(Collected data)

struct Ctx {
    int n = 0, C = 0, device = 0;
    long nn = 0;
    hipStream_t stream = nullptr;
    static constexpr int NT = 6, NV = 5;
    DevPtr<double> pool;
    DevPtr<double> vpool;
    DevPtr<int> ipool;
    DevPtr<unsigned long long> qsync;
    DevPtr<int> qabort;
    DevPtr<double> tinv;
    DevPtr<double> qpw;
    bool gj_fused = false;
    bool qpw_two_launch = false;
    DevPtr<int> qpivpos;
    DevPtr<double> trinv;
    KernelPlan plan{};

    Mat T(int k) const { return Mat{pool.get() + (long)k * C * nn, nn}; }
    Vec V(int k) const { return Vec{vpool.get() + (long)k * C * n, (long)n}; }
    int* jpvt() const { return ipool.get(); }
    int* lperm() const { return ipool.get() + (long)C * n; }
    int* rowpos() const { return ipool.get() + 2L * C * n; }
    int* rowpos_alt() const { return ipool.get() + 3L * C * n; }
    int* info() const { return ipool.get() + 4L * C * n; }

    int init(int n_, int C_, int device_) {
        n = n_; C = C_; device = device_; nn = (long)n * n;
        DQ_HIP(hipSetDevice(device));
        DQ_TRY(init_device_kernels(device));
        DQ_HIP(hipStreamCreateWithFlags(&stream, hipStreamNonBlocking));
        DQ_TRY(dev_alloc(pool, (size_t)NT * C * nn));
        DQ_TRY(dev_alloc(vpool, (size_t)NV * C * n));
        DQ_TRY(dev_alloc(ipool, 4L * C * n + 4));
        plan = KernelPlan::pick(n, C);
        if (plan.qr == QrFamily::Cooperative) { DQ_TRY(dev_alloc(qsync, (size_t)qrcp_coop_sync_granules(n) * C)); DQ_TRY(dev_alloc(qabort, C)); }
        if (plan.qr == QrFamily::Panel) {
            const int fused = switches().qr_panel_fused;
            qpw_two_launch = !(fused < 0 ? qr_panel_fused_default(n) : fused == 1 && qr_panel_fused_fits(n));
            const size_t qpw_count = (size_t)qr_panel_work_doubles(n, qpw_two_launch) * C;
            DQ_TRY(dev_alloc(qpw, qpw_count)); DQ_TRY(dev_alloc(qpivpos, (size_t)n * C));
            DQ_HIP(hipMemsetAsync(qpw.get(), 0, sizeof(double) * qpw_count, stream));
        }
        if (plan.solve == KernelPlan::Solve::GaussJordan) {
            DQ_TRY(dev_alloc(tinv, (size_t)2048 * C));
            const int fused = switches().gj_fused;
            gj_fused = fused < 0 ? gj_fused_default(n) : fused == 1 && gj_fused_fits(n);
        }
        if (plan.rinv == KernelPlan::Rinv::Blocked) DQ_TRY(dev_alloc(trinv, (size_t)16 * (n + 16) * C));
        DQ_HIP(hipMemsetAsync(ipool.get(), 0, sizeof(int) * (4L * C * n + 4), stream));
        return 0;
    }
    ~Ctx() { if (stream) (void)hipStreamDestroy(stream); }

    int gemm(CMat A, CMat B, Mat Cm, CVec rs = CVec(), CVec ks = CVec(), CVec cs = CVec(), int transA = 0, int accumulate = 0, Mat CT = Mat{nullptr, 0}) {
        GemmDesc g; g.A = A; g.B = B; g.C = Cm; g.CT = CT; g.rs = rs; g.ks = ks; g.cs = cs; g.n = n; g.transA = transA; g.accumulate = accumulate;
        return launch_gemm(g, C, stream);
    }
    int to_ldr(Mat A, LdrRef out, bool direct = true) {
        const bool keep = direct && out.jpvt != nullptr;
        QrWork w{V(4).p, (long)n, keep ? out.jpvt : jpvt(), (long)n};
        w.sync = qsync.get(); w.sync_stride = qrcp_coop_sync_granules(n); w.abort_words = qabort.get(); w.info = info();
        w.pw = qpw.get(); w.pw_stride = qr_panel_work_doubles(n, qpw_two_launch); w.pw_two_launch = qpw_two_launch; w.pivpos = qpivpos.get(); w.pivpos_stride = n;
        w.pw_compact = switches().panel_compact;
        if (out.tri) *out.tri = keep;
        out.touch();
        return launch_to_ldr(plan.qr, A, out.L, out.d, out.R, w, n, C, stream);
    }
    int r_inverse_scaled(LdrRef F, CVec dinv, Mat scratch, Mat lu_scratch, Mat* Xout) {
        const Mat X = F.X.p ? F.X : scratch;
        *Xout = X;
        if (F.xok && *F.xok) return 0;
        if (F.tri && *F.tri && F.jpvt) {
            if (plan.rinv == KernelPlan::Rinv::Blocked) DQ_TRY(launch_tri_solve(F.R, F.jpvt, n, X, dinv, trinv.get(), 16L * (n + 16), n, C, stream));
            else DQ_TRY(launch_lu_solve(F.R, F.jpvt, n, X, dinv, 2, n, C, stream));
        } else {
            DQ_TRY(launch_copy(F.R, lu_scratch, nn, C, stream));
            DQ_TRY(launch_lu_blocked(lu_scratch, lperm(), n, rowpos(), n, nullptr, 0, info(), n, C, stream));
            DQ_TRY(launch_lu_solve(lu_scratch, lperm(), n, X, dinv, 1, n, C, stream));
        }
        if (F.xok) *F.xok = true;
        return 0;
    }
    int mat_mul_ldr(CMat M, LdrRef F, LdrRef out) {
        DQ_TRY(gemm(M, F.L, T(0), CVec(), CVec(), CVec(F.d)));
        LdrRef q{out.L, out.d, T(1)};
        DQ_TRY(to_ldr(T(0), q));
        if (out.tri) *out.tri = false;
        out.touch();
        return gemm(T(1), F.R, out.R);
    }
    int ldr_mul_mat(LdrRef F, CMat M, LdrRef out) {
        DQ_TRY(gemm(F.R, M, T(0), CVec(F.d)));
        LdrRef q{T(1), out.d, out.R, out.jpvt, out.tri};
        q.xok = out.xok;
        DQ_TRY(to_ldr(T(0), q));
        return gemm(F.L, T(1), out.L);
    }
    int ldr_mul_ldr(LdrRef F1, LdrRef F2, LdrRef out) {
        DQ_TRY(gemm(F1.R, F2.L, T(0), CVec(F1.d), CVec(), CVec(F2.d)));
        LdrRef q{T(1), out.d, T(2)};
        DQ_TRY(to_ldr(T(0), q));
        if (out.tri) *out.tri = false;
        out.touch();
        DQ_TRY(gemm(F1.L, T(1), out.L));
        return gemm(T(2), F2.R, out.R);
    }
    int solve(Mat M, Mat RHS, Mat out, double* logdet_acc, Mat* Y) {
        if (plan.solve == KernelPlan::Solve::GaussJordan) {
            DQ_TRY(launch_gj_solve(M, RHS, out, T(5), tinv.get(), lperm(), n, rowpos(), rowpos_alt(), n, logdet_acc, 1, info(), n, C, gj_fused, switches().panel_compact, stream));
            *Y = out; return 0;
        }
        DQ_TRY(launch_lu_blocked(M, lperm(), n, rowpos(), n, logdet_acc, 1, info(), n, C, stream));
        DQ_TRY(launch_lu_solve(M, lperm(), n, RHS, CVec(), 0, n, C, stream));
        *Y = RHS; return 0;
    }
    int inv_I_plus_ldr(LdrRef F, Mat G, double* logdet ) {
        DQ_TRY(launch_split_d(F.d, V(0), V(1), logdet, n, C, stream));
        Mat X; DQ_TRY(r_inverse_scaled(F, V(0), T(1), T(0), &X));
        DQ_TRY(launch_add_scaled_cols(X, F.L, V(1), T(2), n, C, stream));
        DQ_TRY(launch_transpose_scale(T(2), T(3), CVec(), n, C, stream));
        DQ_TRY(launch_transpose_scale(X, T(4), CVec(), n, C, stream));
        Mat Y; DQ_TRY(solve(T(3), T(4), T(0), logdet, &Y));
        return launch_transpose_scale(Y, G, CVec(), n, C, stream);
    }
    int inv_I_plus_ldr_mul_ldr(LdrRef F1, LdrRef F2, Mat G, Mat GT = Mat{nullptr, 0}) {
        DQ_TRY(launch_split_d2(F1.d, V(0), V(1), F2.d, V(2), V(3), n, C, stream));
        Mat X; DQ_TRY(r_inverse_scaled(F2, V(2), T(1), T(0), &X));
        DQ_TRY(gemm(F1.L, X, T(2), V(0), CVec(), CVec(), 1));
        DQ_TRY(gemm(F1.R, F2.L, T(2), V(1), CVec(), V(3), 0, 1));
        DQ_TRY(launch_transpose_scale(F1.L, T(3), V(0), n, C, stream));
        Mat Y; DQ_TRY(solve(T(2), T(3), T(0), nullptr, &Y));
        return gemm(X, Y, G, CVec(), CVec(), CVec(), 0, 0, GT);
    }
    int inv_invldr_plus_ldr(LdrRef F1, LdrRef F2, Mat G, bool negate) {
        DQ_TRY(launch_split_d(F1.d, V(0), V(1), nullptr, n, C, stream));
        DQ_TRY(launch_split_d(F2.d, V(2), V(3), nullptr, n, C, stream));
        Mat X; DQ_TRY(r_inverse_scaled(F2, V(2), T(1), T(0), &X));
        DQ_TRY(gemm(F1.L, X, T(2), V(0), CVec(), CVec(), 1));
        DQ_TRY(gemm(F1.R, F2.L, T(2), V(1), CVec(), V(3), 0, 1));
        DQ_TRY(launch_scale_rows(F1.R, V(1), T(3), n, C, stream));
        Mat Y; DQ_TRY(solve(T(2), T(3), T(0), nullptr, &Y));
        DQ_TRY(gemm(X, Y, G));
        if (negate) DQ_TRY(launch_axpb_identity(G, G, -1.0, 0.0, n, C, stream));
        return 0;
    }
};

--

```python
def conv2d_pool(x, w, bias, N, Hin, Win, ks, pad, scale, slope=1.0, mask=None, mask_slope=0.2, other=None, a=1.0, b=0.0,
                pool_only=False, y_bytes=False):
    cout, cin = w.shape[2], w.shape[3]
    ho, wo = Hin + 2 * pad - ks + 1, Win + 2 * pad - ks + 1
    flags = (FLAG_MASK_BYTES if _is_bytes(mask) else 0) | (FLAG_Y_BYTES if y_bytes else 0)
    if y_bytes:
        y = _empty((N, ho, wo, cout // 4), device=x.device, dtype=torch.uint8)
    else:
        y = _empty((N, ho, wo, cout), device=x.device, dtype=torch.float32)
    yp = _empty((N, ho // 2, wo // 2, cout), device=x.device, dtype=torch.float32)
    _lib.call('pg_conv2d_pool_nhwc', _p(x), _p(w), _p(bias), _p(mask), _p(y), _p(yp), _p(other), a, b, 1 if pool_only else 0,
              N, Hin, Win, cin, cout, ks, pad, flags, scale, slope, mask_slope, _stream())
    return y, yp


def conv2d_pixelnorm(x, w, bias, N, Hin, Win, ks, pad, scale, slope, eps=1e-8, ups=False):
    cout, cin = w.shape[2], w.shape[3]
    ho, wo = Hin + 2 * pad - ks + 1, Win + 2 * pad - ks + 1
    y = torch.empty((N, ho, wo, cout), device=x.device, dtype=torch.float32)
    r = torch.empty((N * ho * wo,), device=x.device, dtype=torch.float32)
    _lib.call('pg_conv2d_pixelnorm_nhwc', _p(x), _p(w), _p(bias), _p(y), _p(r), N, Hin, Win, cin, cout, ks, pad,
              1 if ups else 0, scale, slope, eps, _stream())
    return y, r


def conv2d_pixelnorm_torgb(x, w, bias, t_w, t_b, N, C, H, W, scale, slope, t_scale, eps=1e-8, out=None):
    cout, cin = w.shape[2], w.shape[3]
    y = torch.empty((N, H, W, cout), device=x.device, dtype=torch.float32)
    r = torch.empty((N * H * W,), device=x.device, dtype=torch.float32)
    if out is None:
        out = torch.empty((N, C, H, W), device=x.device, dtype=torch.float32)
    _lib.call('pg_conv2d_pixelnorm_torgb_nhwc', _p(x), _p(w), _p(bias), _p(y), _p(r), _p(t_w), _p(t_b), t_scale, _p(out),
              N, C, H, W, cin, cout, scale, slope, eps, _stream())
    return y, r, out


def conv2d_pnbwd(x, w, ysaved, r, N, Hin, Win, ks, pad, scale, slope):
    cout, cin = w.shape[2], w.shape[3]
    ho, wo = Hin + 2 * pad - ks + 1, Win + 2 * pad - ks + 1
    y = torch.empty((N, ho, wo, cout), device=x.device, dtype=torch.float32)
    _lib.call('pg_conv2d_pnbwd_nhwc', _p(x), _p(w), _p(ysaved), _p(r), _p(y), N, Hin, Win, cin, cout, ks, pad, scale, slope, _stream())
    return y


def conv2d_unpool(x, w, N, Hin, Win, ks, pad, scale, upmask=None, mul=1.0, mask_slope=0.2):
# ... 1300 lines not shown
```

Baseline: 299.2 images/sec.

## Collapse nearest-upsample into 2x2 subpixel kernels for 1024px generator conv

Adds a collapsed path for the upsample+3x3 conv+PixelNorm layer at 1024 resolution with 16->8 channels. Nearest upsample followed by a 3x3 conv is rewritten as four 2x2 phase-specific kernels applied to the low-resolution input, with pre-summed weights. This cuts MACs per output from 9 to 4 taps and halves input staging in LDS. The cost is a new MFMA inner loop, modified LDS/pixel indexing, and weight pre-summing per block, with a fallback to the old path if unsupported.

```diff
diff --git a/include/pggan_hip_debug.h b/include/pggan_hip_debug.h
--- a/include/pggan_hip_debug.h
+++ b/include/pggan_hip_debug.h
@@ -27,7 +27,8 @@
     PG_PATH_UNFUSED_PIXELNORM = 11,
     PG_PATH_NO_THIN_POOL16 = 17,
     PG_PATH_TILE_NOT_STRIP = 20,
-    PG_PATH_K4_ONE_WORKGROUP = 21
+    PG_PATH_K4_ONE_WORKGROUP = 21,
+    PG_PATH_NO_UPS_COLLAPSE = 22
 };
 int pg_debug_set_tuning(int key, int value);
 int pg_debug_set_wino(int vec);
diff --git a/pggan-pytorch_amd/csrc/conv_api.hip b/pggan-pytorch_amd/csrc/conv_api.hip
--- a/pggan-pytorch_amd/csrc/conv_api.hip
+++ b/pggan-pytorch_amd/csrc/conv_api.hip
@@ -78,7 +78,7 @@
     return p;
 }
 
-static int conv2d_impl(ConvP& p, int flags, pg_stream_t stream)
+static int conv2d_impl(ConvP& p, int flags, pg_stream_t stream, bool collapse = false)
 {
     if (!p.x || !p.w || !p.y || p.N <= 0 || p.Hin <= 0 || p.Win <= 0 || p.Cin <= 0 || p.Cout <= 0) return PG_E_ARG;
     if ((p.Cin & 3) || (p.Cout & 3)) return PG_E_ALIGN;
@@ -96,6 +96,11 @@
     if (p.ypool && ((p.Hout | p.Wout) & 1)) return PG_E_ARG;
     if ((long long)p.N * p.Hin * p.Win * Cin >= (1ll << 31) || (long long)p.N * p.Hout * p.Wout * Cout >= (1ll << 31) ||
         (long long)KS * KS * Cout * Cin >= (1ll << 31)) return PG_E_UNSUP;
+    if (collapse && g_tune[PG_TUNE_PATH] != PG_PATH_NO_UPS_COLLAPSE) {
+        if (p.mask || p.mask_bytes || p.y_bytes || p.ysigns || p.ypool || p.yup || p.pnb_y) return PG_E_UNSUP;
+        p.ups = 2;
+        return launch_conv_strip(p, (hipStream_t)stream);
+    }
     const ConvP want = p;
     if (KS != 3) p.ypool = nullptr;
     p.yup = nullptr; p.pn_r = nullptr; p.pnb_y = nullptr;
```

* * *

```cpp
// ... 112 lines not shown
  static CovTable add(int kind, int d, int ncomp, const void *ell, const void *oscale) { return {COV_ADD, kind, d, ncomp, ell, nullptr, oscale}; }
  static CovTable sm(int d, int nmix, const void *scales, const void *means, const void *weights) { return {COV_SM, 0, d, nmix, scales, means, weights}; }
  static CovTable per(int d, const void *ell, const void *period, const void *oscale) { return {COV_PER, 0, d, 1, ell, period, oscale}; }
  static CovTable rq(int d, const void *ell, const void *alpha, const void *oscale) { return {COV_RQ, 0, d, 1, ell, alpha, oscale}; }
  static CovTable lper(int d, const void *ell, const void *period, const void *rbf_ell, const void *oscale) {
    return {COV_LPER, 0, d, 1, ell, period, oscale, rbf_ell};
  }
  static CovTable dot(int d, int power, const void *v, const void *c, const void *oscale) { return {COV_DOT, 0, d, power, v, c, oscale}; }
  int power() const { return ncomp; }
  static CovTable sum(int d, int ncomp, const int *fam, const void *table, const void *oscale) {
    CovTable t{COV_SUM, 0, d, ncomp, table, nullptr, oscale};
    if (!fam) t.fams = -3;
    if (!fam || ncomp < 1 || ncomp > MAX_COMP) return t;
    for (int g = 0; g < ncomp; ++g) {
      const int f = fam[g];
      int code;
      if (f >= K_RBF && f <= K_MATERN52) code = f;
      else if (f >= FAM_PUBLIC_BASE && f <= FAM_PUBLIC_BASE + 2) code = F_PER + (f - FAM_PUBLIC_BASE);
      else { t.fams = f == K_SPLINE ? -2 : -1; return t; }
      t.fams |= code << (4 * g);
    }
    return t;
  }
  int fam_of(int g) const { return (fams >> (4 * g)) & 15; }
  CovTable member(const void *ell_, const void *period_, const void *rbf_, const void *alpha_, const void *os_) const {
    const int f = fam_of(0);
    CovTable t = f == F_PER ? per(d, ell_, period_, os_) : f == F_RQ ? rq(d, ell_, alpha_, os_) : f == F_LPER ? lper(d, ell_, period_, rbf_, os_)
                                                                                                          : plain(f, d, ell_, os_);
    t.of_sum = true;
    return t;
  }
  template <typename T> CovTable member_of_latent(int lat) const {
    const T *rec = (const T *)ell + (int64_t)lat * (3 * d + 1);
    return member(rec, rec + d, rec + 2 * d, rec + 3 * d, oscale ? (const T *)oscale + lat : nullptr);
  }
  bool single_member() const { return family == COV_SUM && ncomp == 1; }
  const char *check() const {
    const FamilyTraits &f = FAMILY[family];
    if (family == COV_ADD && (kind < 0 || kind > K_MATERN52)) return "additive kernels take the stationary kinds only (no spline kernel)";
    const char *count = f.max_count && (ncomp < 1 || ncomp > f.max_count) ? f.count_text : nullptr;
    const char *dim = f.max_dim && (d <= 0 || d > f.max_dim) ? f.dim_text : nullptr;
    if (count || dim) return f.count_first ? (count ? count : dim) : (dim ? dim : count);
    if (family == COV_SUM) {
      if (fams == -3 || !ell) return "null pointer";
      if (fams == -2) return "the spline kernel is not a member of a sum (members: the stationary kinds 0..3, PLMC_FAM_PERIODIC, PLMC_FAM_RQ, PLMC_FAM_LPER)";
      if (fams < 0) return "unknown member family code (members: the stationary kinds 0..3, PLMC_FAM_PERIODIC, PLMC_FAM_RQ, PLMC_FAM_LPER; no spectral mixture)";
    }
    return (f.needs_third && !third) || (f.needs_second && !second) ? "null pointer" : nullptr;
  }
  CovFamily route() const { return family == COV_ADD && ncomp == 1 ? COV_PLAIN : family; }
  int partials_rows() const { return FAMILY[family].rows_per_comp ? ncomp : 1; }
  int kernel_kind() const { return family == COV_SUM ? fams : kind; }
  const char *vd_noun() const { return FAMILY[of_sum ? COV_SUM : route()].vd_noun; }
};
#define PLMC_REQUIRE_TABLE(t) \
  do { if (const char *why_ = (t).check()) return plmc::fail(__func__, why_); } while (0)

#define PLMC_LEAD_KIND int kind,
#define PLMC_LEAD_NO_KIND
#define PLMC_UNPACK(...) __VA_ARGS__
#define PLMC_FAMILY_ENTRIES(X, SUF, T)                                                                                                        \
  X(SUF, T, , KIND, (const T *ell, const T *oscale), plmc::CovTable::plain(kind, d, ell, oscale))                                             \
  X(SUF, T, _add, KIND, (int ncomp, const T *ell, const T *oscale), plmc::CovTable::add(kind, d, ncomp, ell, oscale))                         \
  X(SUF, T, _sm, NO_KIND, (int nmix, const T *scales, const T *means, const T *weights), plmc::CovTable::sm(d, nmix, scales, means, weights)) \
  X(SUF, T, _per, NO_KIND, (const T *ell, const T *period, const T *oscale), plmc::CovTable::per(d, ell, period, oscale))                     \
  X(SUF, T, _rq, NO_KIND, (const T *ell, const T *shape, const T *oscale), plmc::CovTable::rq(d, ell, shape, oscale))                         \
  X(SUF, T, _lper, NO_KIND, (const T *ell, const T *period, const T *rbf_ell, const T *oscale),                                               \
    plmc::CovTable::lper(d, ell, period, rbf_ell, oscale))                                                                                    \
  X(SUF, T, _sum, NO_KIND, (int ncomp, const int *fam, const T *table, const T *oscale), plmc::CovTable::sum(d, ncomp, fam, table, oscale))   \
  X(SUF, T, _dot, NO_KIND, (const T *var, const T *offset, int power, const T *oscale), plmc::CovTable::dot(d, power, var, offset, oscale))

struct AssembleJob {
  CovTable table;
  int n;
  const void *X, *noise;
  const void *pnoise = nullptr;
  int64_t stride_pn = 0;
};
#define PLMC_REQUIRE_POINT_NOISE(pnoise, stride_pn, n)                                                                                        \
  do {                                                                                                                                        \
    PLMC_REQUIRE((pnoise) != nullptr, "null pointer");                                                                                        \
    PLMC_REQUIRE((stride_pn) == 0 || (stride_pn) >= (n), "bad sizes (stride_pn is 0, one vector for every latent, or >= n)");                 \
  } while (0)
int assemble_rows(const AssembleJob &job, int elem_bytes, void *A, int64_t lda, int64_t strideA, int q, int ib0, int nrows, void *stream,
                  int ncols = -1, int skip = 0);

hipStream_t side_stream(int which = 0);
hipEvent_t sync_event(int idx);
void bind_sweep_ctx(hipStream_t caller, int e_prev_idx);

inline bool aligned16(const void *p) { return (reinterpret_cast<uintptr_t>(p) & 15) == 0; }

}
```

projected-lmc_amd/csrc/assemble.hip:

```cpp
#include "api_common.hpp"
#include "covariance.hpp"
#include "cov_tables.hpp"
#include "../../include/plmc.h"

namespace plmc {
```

● What is needed
Beginning with the line that has "(size_t)16 * (n + 16) * C));" and ending with the line that has "w.pw = qpw.get();", set down the lines above exactly and include no others.

● Exercise result
        if (plan.rinv == KernelPlan::Rinv::Blocked) DQ_TRY(dev_alloc(trinv, (size_t)16 * (n + 16) * C));
        DQ_HIP(hipMemsetAsync(ipool.get(), 0, sizeof(int) * (4L * C * n + 4), stream));
        return 0;
    }
    ~Ctx() { if (stream) (void)hipStreamDestroy(stream); }

    int gemm(CMat A, CMat B, Mat Cm, CVec rs = CVec(), CVec ks = CVec(), CVec cs = CVec(), int transA = 0, int accumulate = 0, Mat CT = Mat{nullptr, 0}) {
        GemmDesc g; g.A = A; g.B = B; g.C = Cm; g.CT = CT; g.rs = rs; g.ks = ks; g.cs = cs; g.n = n; g.transA = transA; g.accumulate = accumulate;
        return launch_gemm(g, C, stream);
    }
    int to_ldr(Mat A, LdrRef out, bool direct = true) {
        const bool keep = direct && out.jpvt != nullptr;
        QrWork w{V(4).p, (long)n, keep ? out.jpvt : jpvt(), (long)n};
        w.sync = qsync.get(); w.sync_stride = qrcp_coop_sync_granules(n); w.abort_words = qabort.get(); w.info = info();
        w.pw = qpw.get(); w.pw_stride = qr_panel_work_doubles(n, qpw_two_launch); w.pw_two_launch = qpw_two_launch; w.pivpos = qpivpos.get(); w.pivpos_stride = n;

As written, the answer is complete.